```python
def scone_occ_forward_ragged(pc_global, global_len, pc_scales, scale_offsets, x, view_harmonics, row_job, knn_blocks, weights,
                             local_blobs, head_planes=None, range_flag=None, phase=0, Lg=None, out=None, arena="scone_occ_ragged"):
    x, view_harmonics = _req(x, "x"), _req(view_harmonics, "view_harmonics")
    row_job = _req(row_job, "row_job", torch.int32)
    knn_blocks = _req(knn_blocks, "knn_blocks", torch.int32)
    late = phase != 1
    pc_scales = [_req(p, "pc_scale") for p in (pc_scales if late else [pc_scales[0]] * 3)]
    scale_offsets = [_req(o, "scale_offsets", torch.int64) for o in (scale_offsets if late else [scale_offsets[0]] * 3)]
    J = scale_offsets[0].numel() - 1
    if late:
        pc_global, global_len = _req(pc_global, "pc_global"), _req(global_len, "global_len", torch.int32)
        Lg = pc_global.shape[1]
        if pc_global.shape[0] != J or global_len.numel() != J:
            raise ValueError("scone_occ_forward_ragged: pc_global [J,Lg,3], global_len [J]")
    T = x.shape[0]
    if x.shape != (T, 3) or view_harmonics.shape != (T, 64) or row_job.numel() != T:
        raise ValueError("scone_occ_forward_ragged: x [T,3], view_harmonics [T,64], row_job [T]")
    if any(o.numel() != J + 1 for o in scale_offsets) or knn_blocks.dim() != 2 or knn_blocks.shape[1] != 4:
        raise ValueError("scone_occ_forward_ragged: scale_offsets must be [J+1], knn_blocks [n_blocks,4]")
    L_ = lib()
    if late and out is None:
        out = torch.empty((T, 1), dtype=torch.float32, device=x.device)
    ws = _workspace(x.device, L_.mcr_scone_occ_ragged_workspace_bytes(c_i64(J), c_i64(T), c_i64(Lg)), arena)
    _bump_epoch(x.device, arena)
    sc_ptrs = (ctypes.c_void_p * 3)(*[p.data_ptr() for p in pc_scales])
    off_ptrs = (ctypes.c_void_p * 3)(*[o.data_ptr() for o in scale_offsets])
    blobs = (ctypes.c_void_p * 3)(*[_req(b, "local_blob").data_ptr() for b in local_blobs])
    with torch.cuda.device(x.device):
        check(_net(L_).mcr_scone_occ_forward_ragged_phase(_p(pc_global) if late else c_vp(0), _p(global_len) if late else c_vp(0), c_i64(Lg), sc_ptrs,
                                                    off_ptrs, _p(x), _p(view_harmonics), _p(row_job), _p(knn_blocks), c_i64(knn_blocks.shape[0]),
                                                    _p(out) if late else c_vp(0), c_i64(J), c_i64(T),
                                                    _ptr_table(weights), c_int(_n_weights(weights)), blobs,
                                                    head_planes[1] if head_planes is not None else None,
                                                    head_planes[2] if head_planes is not None else None,
                                                    _p(_req(range_flag, "range_flag", torch.int32)) if range_flag is not None else c_vp(0),
                                                    _p(ws), c_size(ws.numel()), c_int(int(phase)), _stream()), "mcr_scone_occ_forward_ragged")
    return out


def view_state(pts, X_view, n_elev, n_azim):
    pts, X_view = _req(pts, "pts"), _req(X_view, "X_view")
    B, Q, d = pts.shape
    out = torch.empty((B, Q, n_elev * n_azim), dtype=torch.float32, device=pts.device)
# ... 1048 lines not shown
```

Baseline: 4.873 million evals/s.

## Run all three kNN searches and global encoder early on a side stream

When the point-cloud permutations are known ahead of time, phase 1 now gathers the global and scale clouds and runs all three kNN searches, with the scale-1/2 searches and the global encoder on a side stream. Phase 3 then only runs the local PCTs and the head. The Python side launches the view-harmonics computation on a side stream before forward_begin when perms are given. The aim is to overlap the kNN, global encoder and harmonics work with main-stream work, and to move more of the front-end out of the serialized late phase. In exchange it adds two extra offset buffers and a second park buffer to the workspace, more events, and more complex cross-stream synchronization.

```diff
diff --git a/macarons_amd/csrc/networks.hip b/macarons_amd/csrc/networks.hip
--- a/macarons_amd/csrc/networks.hip
+++ b/macarons_amd/csrc/networks.hip
@@ -530,7 +530,7 @@
     return w;
 }
 
-struct OccSide { hipStream_t s = nullptr; hipEvent_t fork = nullptr, join = nullptr; };
+struct OccSide { hipStream_t s = nullptr; hipEvent_t fork = nullptr, join = nullptr, ready = nullptr, go = nullptr, found = nullptr; };
 static OccSide* occ_side(hipStream_t caller, int slot = 0) {
     static const bool on = []() { const char* e = getenv("MCR_OCC_OVERLAP"); return !(e && e[0] == '0'); }();
     if (!on) return nullptr;
@@ -542,7 +542,9 @@
     OccSide& x = table[std::make_pair(std::make_pair(dev, slot), caller)];
     if (!x.s) {
         if (hipStreamCreateWithFlags(&x.s, hipStreamNonBlocking) != hipSuccess || hipEventCreateWithFlags(&x.fork, hipEventDisableTiming) != hipSuccess ||
-            hipEventCreateWithFlags(&x.join, hipEventDisableTiming) != hipSuccess) {
+            hipEventCreateWithFlags(&x.join, hipEventDisableTiming) != hipSuccess ||
+            hipEventCreateWithFlags(&x.ready, hipEventDisableTiming) != hipSuccess || hipEventCreateWithFlags(&x.go, hipEventDisableTiming) != hipSuccess ||
+            hipEventCreateWithFlags(&x.found, hipEventDisableTiming) != hipSuccess) {
             x.s = nullptr;
             return nullptr;
         }
@@ -623,8 +625,9 @@
 }
 struct OccScratch {
     OccHead head;
-    char *knn_q, *knn_c, *knn_park;
+    char *knn_q, *knn_c, *knn_park, *knn_park_side;
     size_t knn_c_bytes;
+    float* offs_side[2];
     EncScratch glob;
     Arena scratch;
 };
@@ -635,6 +638,8 @@
     w.knn_q = (char*)a.bytes(knn_grid_query_bytes(B, Q));
     w.knn_c = (char*)a.bytes(3 * w.knn_c_bytes);
     w.knn_park = (char*)a.bytes(knn_grid_park_bytes());
+    w.knn_park_side = (char*)a.bytes(knn_grid_park_bytes());
+    for (float*& o : w.offs_side) o = a.f(B * Q * 16 * 3);
     w.glob = carve_enc(a, B * Lg, PCT_E);
     w.scratch = a.rest();
     return w;
@@ -655,8 +660,9 @@
                                 size_t workspace_bytes, int phase, void* stream) {
     const char* who = "mcr_scone_occ_forward";
     VariantScope variant_scope_;
-    MCR_REQUIRE(phase >= 0 && phase <= 2, "mcr_scone_occ_forward: phase must be 0, 1 or 2");
-    const bool early = phase != 2, late = phase != 1;
+    MCR_REQUIRE(phase >= 0 && phase <= 3, "mcr_scone_occ_forward: phase must be 0, 1, 2 or 3");
+    const bool early = phase < 2, late = phase != 1;
+    const bool rich = phase == 1 && pc_global && pc_scale && pc_scale[1] && pc_scale[2];
     MCR_REQUIRE(pc_scale && M_scale && x && weights && (!late || (pc_global && view_harmonics && out)), "mcr_scone_occ_forward: null pointer");
     MCR_REQUIRE(!head_planes || head_inv_scales, "mcr_scone_occ_forward: head_planes need head_inv_scales");
     if (check_table(who, OCC_TABLE, weights, n_weights, n_weights)) return 1;
@@ -673,36 +679,108 @@
     const OccHead& hd = ws.head;
     float* feat = hd.feat;
 
-    OccSide* side = late ? occ_side(s) : nullptr;
-    const hipStream_t gs = fork_side(s, side);
-    SideJoin side_join{side, s};
     const bool fused_all = local_blobs && local_blobs[0] && local_blobs[1] && local_blobs[2];
     const int64_t qc = fused_all ? Q : std::min<int64_t>(Q, OCC_CHUNK);
     const bool planes = fused_all && fp16_planes_variant();
     const int64_t Tall = B * Q;
     const Planes featP = planes_over(hd.feat, Tall, FEAT);
     OccSide* xside = planes ? occ_side(s, 1) : nullptr;
+    const bool front = fused_all && (phase == 0 || rich || phase == 3) && occ_side(s);
+    const bool front_now = front && phase != 3;
+    if (phase == 3 && !front) phase = 2;
+    OccSide* side = (front ? (front_now || xside) : late) ? occ_side(s) : nullptr;
+    const hipStream_t gs = fork_side(s, side);
+    SideJoin side_join{side, s};
+    struct FoundJoin {
+        OccSide* side; hipStream_t s; bool armed;
+        bool wait() { if (!armed) return true; armed = false; return hipStreamWaitEvent(s, side->found, 0) == hipSuccess; }
+        ~FoundJoin() { (void)wait(); }
+    } found_join{side, s, false};
     struct XJoin {
         OccSide* side; hipStream_t s; bool armed;
         bool wait() { if (!armed) return true; armed = false; return hipStreamWaitEvent(s, side->join, 0) == hipSuccess; }
         ~XJoin() { (void)wait(); }
     } x_join{xside, s, false};
-    if (xside && early) {
+    auto queue_x_embedding = [&]() {
+        if (!(xside && early)) return true;
+        run_x_embedding_planes(xside->s, x, nullptr, B * Q, w.xe1, w.xe2, w.xe3, head_planes, head_inv_scales, hd.planes());
+        if (hipEventRecord(xside->join, xside->s) != hipSuccess) return false;
+        return x_join.armed = true;
+    };
+    if (xside && early)
         MCR_REQUIRE(hipEventRecord(xside->fork, s) == hipSuccess && hipStreamWaitEvent(xside->s, xside->fork, 0) == hipSuccess,
                     "mcr_scone_occ_forward: side stream (x embedding fork)");
-        run_x_embedding_planes(xside->s, x, nullptr, B * Q, w.xe1, w.xe2, w.xe3, head_planes, head_inv_scales, hd.planes());
-        MCR_REQUIRE(hipEventRecord(xside->join, xside->s) == hipSuccess, "mcr_scone_occ_forward: side stream (x embedding record)");
-        x_join.armed = true;
-    }
-    if (late) {
-        run_global(gs, w, pc_global, B, Lg, nullptr, ws.glob, hd);
-        if (xside)
+    if (!front_now) MCR_REQUIRE(queue_x_embedding(), "mcr_scone_occ_forward: side stream (x embedding record)");
+    auto queue_global = [&]() {
+        if (front ? front_now : late) run_global(gs, w, pc_global, B, Lg, nullptr, ws.glob, hd);
+        if (late && xside)
             launch_split_to_planes(gs, {view_harmonics, 64}, featP.cols(1280).keep(matrix_planes()), B * Q, 64);
-    }
-    if (side) {
-        MCR_REQUIRE(hipEventRecord(side->join, side->s) == hipSuccess, "mcr_scone_occ_forward: side stream (record)");
-        side_join.recorded = true;
-    }
+        if (side) {
+            if (hipEventRecord(side->join, side->s) != hipSuccess) return false;
+            side_join.recorded = true;
+        }
+        return true;
+    };
+    if (front) {
+        Arena a = ws.scratch;
+        float* const offs[3] = {carve_occ_local(a, Tall, false).offs, ws.offs_side[0], ws.offs_side[1]};
+        MCR_REQUIRE(a.ok(), "mcr_scone_occ_forward: workspace overflow (kNN)");
+        auto local = [&](int sc) {
+            if (planes) run_local_pct(s, offs[sc], nullptr, FEAT, Tall, local_blobs[sc], featP.cols(sc * 256));
+            else run_local_pct(s, offs[sc], feat + sc * 256, FEAT, Tall, local_blobs[sc]);
+        };
+        if (front_now) {
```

◇ ◇ ◇

- **About this task**:
Your answer should consist of the lines above that hold the word "csrc".

- **Exercise output**:
diff --git a/macarons_amd/csrc/networks.hip b/macarons_amd/csrc/networks.hip
--- a/macarons_amd/csrc/networks.hip
+++ b/macarons_amd/csrc/networks.hip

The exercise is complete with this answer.